Consider an operation in the algebraic theory, say $\nu$, and suppose that it has arity $n$.  Let $f \colon A \times B \to C$ be a $\mathcal{V}$-morphism.  As this is a morphism, we have that
$$
\nu\big(f(a_1,b_1),...,f(a_n,b_n)\big) = f(\nu\big((a_1,b_1),...,(a_n,b_n)\big)) = f(\nu(a_1,...,a_n),\nu(b_1,...,b_n))
$$
We also insist that the map $a \mapsto (b \mapsto f(a,b))$ is a $\mathcal{V}$-morphism.  Now the $\mathcal{V}$-structure on $\underline{\mathcal{V}}(B,C)$ is given as follows: $\nu$ applied to $g_1,...,g_n$ is the map $b \mapsto \nu(g_1(b),...,g_n(b))$.  That is, it factors as $B \to B^n \to C^n \to C$ where the first map is the diagonal, the second the product of the $g_i$, and the third is $\nu$.  So to say that $a \mapsto (b \mapsto f(a,b))$ is a $\mathcal{V}$-morphism, we mean that it commutes with our typical operation, $\nu$.  Thus
$$
b \mapsto f(\nu(a_1,...,a_n),b)
$$
is the same as
$$
\nu\Big(b \mapsto f(a_1,b), b \mapsto f(a_2,b), ..., b \mapsto f(a_n,b)\Big)
$$
This latter is
$$
b \mapsto \nu(f(a_1,b), ..., f(a_n,b))
$$
But since $f$ itself was a morphism of $\mathcal{V}$-algebras, this simplifies to
$$
b \mapsto f(\nu(a_1, ..., a_n), \nu(b,...,b))
$$
So we conclude that
$$
f(\nu(a_1,...,a_n),\nu(b,...,b)) = f(\nu(a_1,...,a_n),b)
$$
As everything was generic, we conclude that we must have the identity
$$
\nu(b,...,b) = b
$$
for every $\mathcal{V}$-operation.  This is a necessary condition.  I am not sure if it is sufficient (I have a vague recollection that it is not, but still don't have MathSciNet access so can't check).
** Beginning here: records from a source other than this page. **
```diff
@@ -834,9 +835,10 @@
         ydesc, xdesc = self._fused_descs(x, rec)
         acc = self.grads.claim(x, self)
         g = rec.g
+        y = None if (self.pw_recompute and rec.ybn.act in (L.ACT_RELU6, L.ACT_NONE) and min(g.c, x.c) <= 32) else rec.ybn.raw.d()
         if self.profile:
-            self.next_bytes = x.n * x.h * x.w * (2 * g.c + 2 * x.c) * x.buf.element_size()
-        self.lib.isa_conv1x1_bn_backward(g.d(), rec.ybn.raw.d(), C.byref(ydesc), x.d(), x.p(),
+            self.next_bytes = x.n * x.h * x.w * ((1 if y is None else 2) * g.c + 2 * x.c) * x.buf.element_size()
+        self.lib.isa_conv1x1_bn_backward(g.d(), y, C.byref(ydesc), x.d(), x.p(),
                                          C.byref(xdesc) if xdesc is not None else None, self.params.ptr(wname),
                                          self.params.gptr(wname), self.grads.grad_of(x).d(), acc,
                                          rec.addend.d() if rec.addend is not None else None, self.ws, self.ws.numel(),
```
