@@ -989,7 +989,7 @@
   const bool off32 = (long)a.N * a.H * a.W * a.Cin < (1L << 32);
   const long b8 = (long)cdiv(a.M, 256) * (a.Cout / 256), b8n = (long)cdiv(a.M, 256) * (a.Cout / 128);
   const bool fit8 = 4 * b8 >= 3 * (long)cdiv(b8, 256) * 256;
-  if (a.Cout % 256 == 0 && a.zero != nullptr && off32 && b8 >= p8_min && fit8) return (halo && !a.stats && mfma_conv8_halo_takes(b)) ? CR_H8 : CR_P8;
+  if (a.Cout % 256 == 0 && a.zero != nullptr && off32 && b8 >= p8_min && fit8) return (halo && mfma_conv8_halo_takes(b)) ? CR_H8 : CR_P8;
   if (a.Cout % 128 == 0 && a.zero != nullptr && b8n >= p8n_min) return (halo_n && mfma_conv8n_halo_takes(b)) ? CR_H8N : CR_P8N;
   if (a.Cout % 256 == 0 && b8 >= t256_min && a.zero != nullptr) return CR_T256;
   if (a.Cout % 128 == 0 && b8n >= t256_min && a.zero != nullptr) return CR_T256N;
@@ -1004,9 +1004,9 @@
 }
 
 int mfma_conv_bn_route(const MfmaConvArgs& a) {
-  if (a.phase != MFMA_FORM_PLAIN || a.Cin % 64 || a.Cout % 64 || a.zero == nullptr || a.stats || a.relu_in || a.Cin > 1024) return 0;
+  if (a.phase != MFMA_FORM_PLAIN || a.Cin % 64 || a.Cout % 64 || a.zero == nullptr || a.relu_in || a.Cin > 1024) return 0;
   const ConvRoute r = mfma_conv_route(a);
-  return r == CR_H8 ? 1 : r == CR_H8N ? 2 : 0;
+  return r == CR_H8 ? 1 : (r == CR_H8N && !a.stats) ? 2 : 0;
 }
 
 int mfma_conv_launch(rcgan_ctx* ctx, const MfmaConvArgs& a_in) {
@@ -1014,7 +1014,7 @@
   a.stamps = (unsigned long long*)ctx->dbg_stamps;
   if (a.Cin % 64 || a.Cout % 64) RC_FAIL(ctx, RCGAN_EUNSUPPORTED_SHAPE, "channels %d -> %d", a.Cin, a.Cout);
   const ConvRoute r = mfma_conv_route(a);
-  if (a.bn_mean && !(a.phase == MFMA_FORM_PLAIN && !a.stats && !a.relu_in && a.Cin <= 1024 && a.zero != nullptr && (r == CR_H8 || r == CR_H8N)))
+  if (a.bn_mean && !(a.phase == MFMA_FORM_PLAIN && !a.relu_in && a.Cin <= 1024 && a.zero != nullptr && (r == CR_H8 || r == CR_H8N)))
     RC_FAIL(ctx, RCGAN_EUNSUPPORTED_SHAPE, "batch norm on the staged input needs a halo-patch kernel (rcgan_conv_bn_in_ok)");
   if (a.stats && !(a.phase == MFMA_FORM_PLAIN && a.zero != nullptr && (r == CR_H8 || r == CR_P8)))
     RC_FAIL(ctx, RCGAN_EUNSUPPORTED_SHAPE, "tile statistics need the 256 x 256 kernel (rcgan_conv_stats_ok)");
diff --git a/robust-conditional-gan_amd/csrc/conv_mfma8h.hip b/robust-conditional-gan_amd/csrc/conv_mfma8h.hip
--- a/robust-conditional-gan_amd/csrc/conv_mfma8h.hip
+++ b/robust-conditional-gan_amd/csrc/conv_mfma8h.hip
@@ -98,7 +98,7 @@
   if (q == 3) v.w = h8_bn_word(v.w, t.i1.z, t.i1.w, t.c1.z, t.c1.w, relu_floor, keep);
 }
 
-template <int LW, bool RELU, bool PHM, bool BNIN = false>
+template <int LW, bool RELU, bool PHM, bool BNIN = false, bool STATS = false>
 __global__ __launch_bounds__(512) void conv_mfma_h8_kernel(MfmaConvArgs a) {
   extern __shared__ __attribute__((aligned(16))) unsigned char smem[];
   constexpr int W = 1 << LW, TR = 256 >> LW;
@@ -378,8 +378,35 @@
   if (!grp) wg_barrier();
 
   stamp(3);
-  conv_epilogue(acc, a.bias, a.mask, a.resid, a.out, a.accumulate, a.M, a.Cout, m0 + wm * 128, co0 + wn * 64, lane,
-                RowPhase{PHM ? 1 : 0, PHM ? a.lw - 1 : a.lw, PHM ? a.lh - 1 : a.lh, ph, pw, mbase}, a.resid_up ? a.lw : -1, a.lh);
+  if constexpr (STATS) {
+    float st[2][16];
+#pragma unroll
+    for (int p = 0; p < 2; ++p)
+#pragma unroll
+      for (int k = 0; k < 16; ++k) st[p][k] = 0.f;
+    conv_epilogue<4, 8, RowPhase, true>(acc, a.bias, nullptr, a.resid, a.out, 0, a.M, a.Cout, m0 + wm * 128, co0 + wn * 64, lane,
+                                        RowPhase{PHM ? 1 : 0, PHM ? a.lw - 1 : a.lw, PHM ? a.lh - 1 : a.lh, ph, pw, mbase}, a.resid_up ? a.lw : -1, a.lh, st);
+#pragma unroll
+    for (int p = 0; p < 2; ++p)
+#pragma unroll
+      for (int k = 0; k < 16; ++k) st[p][k] = row16_sum(st[p][k]);
+    float* const red = (float*)smem;
+    if ((lane & 15) == 0) {
+      const int row = lane >> 4;
+#pragma unroll
+      for (int p = 0; p < 2; ++p)
+#pragma unroll
+        for (int e = 0; e < 8; ++e) {
+          const int ch = wn * 64 + (2 * p + (row & 1)) * 16 + (row >> 1) * 8 + e;
+          *(float2*)(red + (wm * 256 + ch) * 2) = make_float2(st[p][e], st[p][8 + e]);
+        }
+    }
+    __syncthreads();
+    a.stats[((long)mt * a.Cout + co0) * 2 + tid] = red[tid] + red[512 + tid];
+  } else {
+    conv_epilogue(acc, a.bias, a.mask, a.resid, a.out, a.accumulate, a.M, a.Cout, m0 + wm * 128, co0 + wn * 64, lane,
+                  RowPhase{PHM ? 1 : 0, PHM ? a.lw - 1 : a.lw, PHM ? a.lh - 1 : a.lh, ph, pw, mbase}, a.resid_up ? a.lw : -1, a.lh);
+  }
   if (a.stamps) {
     stamp(4);
     wait_vm<0>();
@@ -664,7 +691,8 @@
 }
 
 bool mfma_conv8_halo_takes(const MfmaConvArgs& a) {
-  if (a.KH != 3 || a.KW != 3 || a.stats || a.lw < 0 || a.lh < 0 || a.M % 256 || a.Cin % 64 || a.Cout % 256) return false;
+  if (a.stats && (a.relu_in || a.accumulate || a.mask)) return false;
+  if (a.KH != 3 || a.KW != 3 || a.lw < 0 || a.lh < 0 || a.M % 256 || a.Cin % 64 || a.Cout % 256) return false;
   if ((long)a.N * a.H * a.W * a.Cin >= (1L << 31) || (long)a.Cout * 9 * a.Cin >= (1L << 31)) return false;
   if (a.phase == 0) return a.PT == 1 && a.PL == 1 && !a.up && (a.lw == 4 || a.lw == 5) && (a.H << a.lw) % 256 == 0;
   if (a.phase == 1) return a.up && a.wph != nullptr && (a.lw == 5 || a.lw == 6) && a.lh >= 1 && ((a.H >> 1) << (a.lw - 1)) % 256 == 0 && (a.M >> 2) % 256 == 0;
@@ -672,19 +700,19 @@
 }
 
 #define H8_BN_MAX_CIN 1024
-template <int LW, bool RELU, bool PHM, bool BNIN = false>
+template <int LW, bool RELU, bool PHM, bool BNIN = false, bool STATS = false>
 static int launch8h(rcgan_ctx* ctx, const MfmaConvArgs& a) {
   static bool attr_set = false;
   const size_t lds = h8_lds_bytes(LW) + (BNIN ? 2 * H8_BN_MAX_CIN * sizeof(float) : 0);
   if (!attr_set) {
-    RC_HIP(ctx, hipFuncSetAttribute((const void*)conv_mfma_h8_kernel<LW, RELU, PHM, BNIN>, hipFuncAttributeMaxDynamicSharedMemorySize, (int)lds));
+    RC_HIP(ctx, hipFuncSetAttribute((const void*)conv_mfma_h8_kernel<LW, RELU, PHM, BNIN, STATS>, hipFuncAttributeMaxDynamicSharedMemorySize, (int)lds));
     attr_set = true;
   }
   dim3 grid(cdiv(a.M, 256), a.Cout / 256);
   {
     ProfScope ps(ctx, RCGAN_PROF_CONV_P8, 2.0 * (double)a.M * 9 * a.Cin * a.Cout, 2.0 * (double)a.M * (PHM ? 4 : 9) * a.Cin * a.Cout);
     if (BNIN && ps.on) ctx->prof_bn_in++;
-    hipLaunchKernelGGL((conv_mfma_h8_kernel<LW, RELU, PHM, BNIN>), grid, dim3(512), lds, ctx->stream, a);
+    hipLaunchKernelGGL((conv_mfma_h8_kernel<LW, RELU, PHM, BNIN, STATS>), grid, dim3(512), lds, ctx->stream, a);
   }
   RC_LAUNCH_CHECK(ctx);
   return RCGAN_OK;
@@ -693,11 +721,20 @@
 int mfma_conv8_halo_launch(rcgan_ctx* ctx, const MfmaConvArgs& a) {
   MfmaConvArgs b = a;
   b.stamps = (unsigned long long*)ctx->dbg_stamps;
+  if (a.stats && (a.relu_in || a.accumulate || a.mask)) RC_FAIL(ctx, RCGAN_EUNSUPPORTED_SHAPE, "tile statistics: unsupported form");
   if (a.bn_mean) {
     if (a.relu_in || a.Cin > H8_BN_MAX_CIN || (a.bn_act != RCGAN_ACT_NONE && a.bn_act != RCGAN_ACT_RELU))
       RC_FAIL(ctx, RCGAN_EUNSUPPORTED_SHAPE, "batch norm on the staged patch: no input ReLU, Cin <= %d, activation none / ReLU", H8_BN_MAX_CIN);
+    if (a.stats) {
+      if (a.phase == 1) return a.lw == 6 ? launch8h<5, false, true, true, true>(ctx, b) : launch8h<4, false, true, true, true>(ctx, b);
+      return a.lw == 5 ? launch8h<5, false, false, true, true>(ctx, b) : launch8h<4, false, false, true, true>(ctx, b);
+    }
     if (a.phase == 1) return a.lw == 6 ? launch8h<5, false, true, true>(ctx, b) : launch8h<4, false, true, true>(ctx, b);
     return a.lw == 5 ? launch8h<5, false, false, true>(ctx, b) : launch8h<4, false, false, true>(ctx, b);
+  }
+  if (a.stats) {
+    if (a.phase == 1) return a.lw == 6 ? launch8h<5, false, true, false, true>(ctx, b) : launch8h<4, false, true, false, true>(ctx, b);
+    return a.lw == 5 ? launch8h<5, false, false, false, true>(ctx, b) : launch8h<4, false, false, false, true>(ctx, b);
   }
   if (a.phase == 1) {
     if (a.lw == 6) return a.relu_in ? launch8h<5, true, true>(ctx, b) : launch8h<5, false, true>(ctx, b);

For commutative monoids, we have two operations: $0$ and $+$.  For addition, we get the condition $b + b = b$ which is pretty strong!  For $0$, we get the even stronger condition that $0 = b$.  So if we take "commutative monoids" and impose identities to try to get a cartesian closed category, we end up with a pretty trivial algebraic theory!
A: Here's a simple observation: the category of commutative monoids has an object that is both initial and terminal (just like the category of groups or abelian groups), so it cannot be cartesian closed. Indeed, if a cartesian closed category $\mathcal{C}$ has the property that $0 \cong 1$, then
$$\mathcal{C}(X, Y) \cong \mathcal{C}(1, Y^X) \cong \mathcal{C}(0, Y^X) \cong 1$$
and so $\mathcal{C}$ is equivalent to the trivial category with one object and one morphism.
A: No, the category of commutative monoids is not cartesian closed, exactly for the reason given by Jan (left adjoints preserve colimits, in particular the initial object). It is however monoidal closed, i.e. there is a "tensor product" $\otimes$ of monoids with the property that
$$Hom(M \otimes N, K)\cong Hom (M, \underline{Hom}(N,K))$$
where $\underline{Hom}(N,K)$ denotes the monoid of monoid homomorphisms with product given  by applying the multiplication of $K$ pointwise.
You can construct $M \otimes N$ as the commutative monoid generated by pairs $(m,n),\  m\in M, n \in N$, and subject to the relations $(m \cdot m',n)=(m,n)\cdot(m',n)$,  $(m,n\cdot n')=(m,n)\cdot (m,n')$ and $(1,n)=(m,1)=(1,1)$. It has the property that monoid homomorphisms $M \otimes N \rightarrow K$ are in bijection to maps $M \times N \rightarrow K$ which are monoid homomorphisms in each variable, i.e. if you fix an element on one side, the function from the other factor to $K$ is a monoid homomorphism.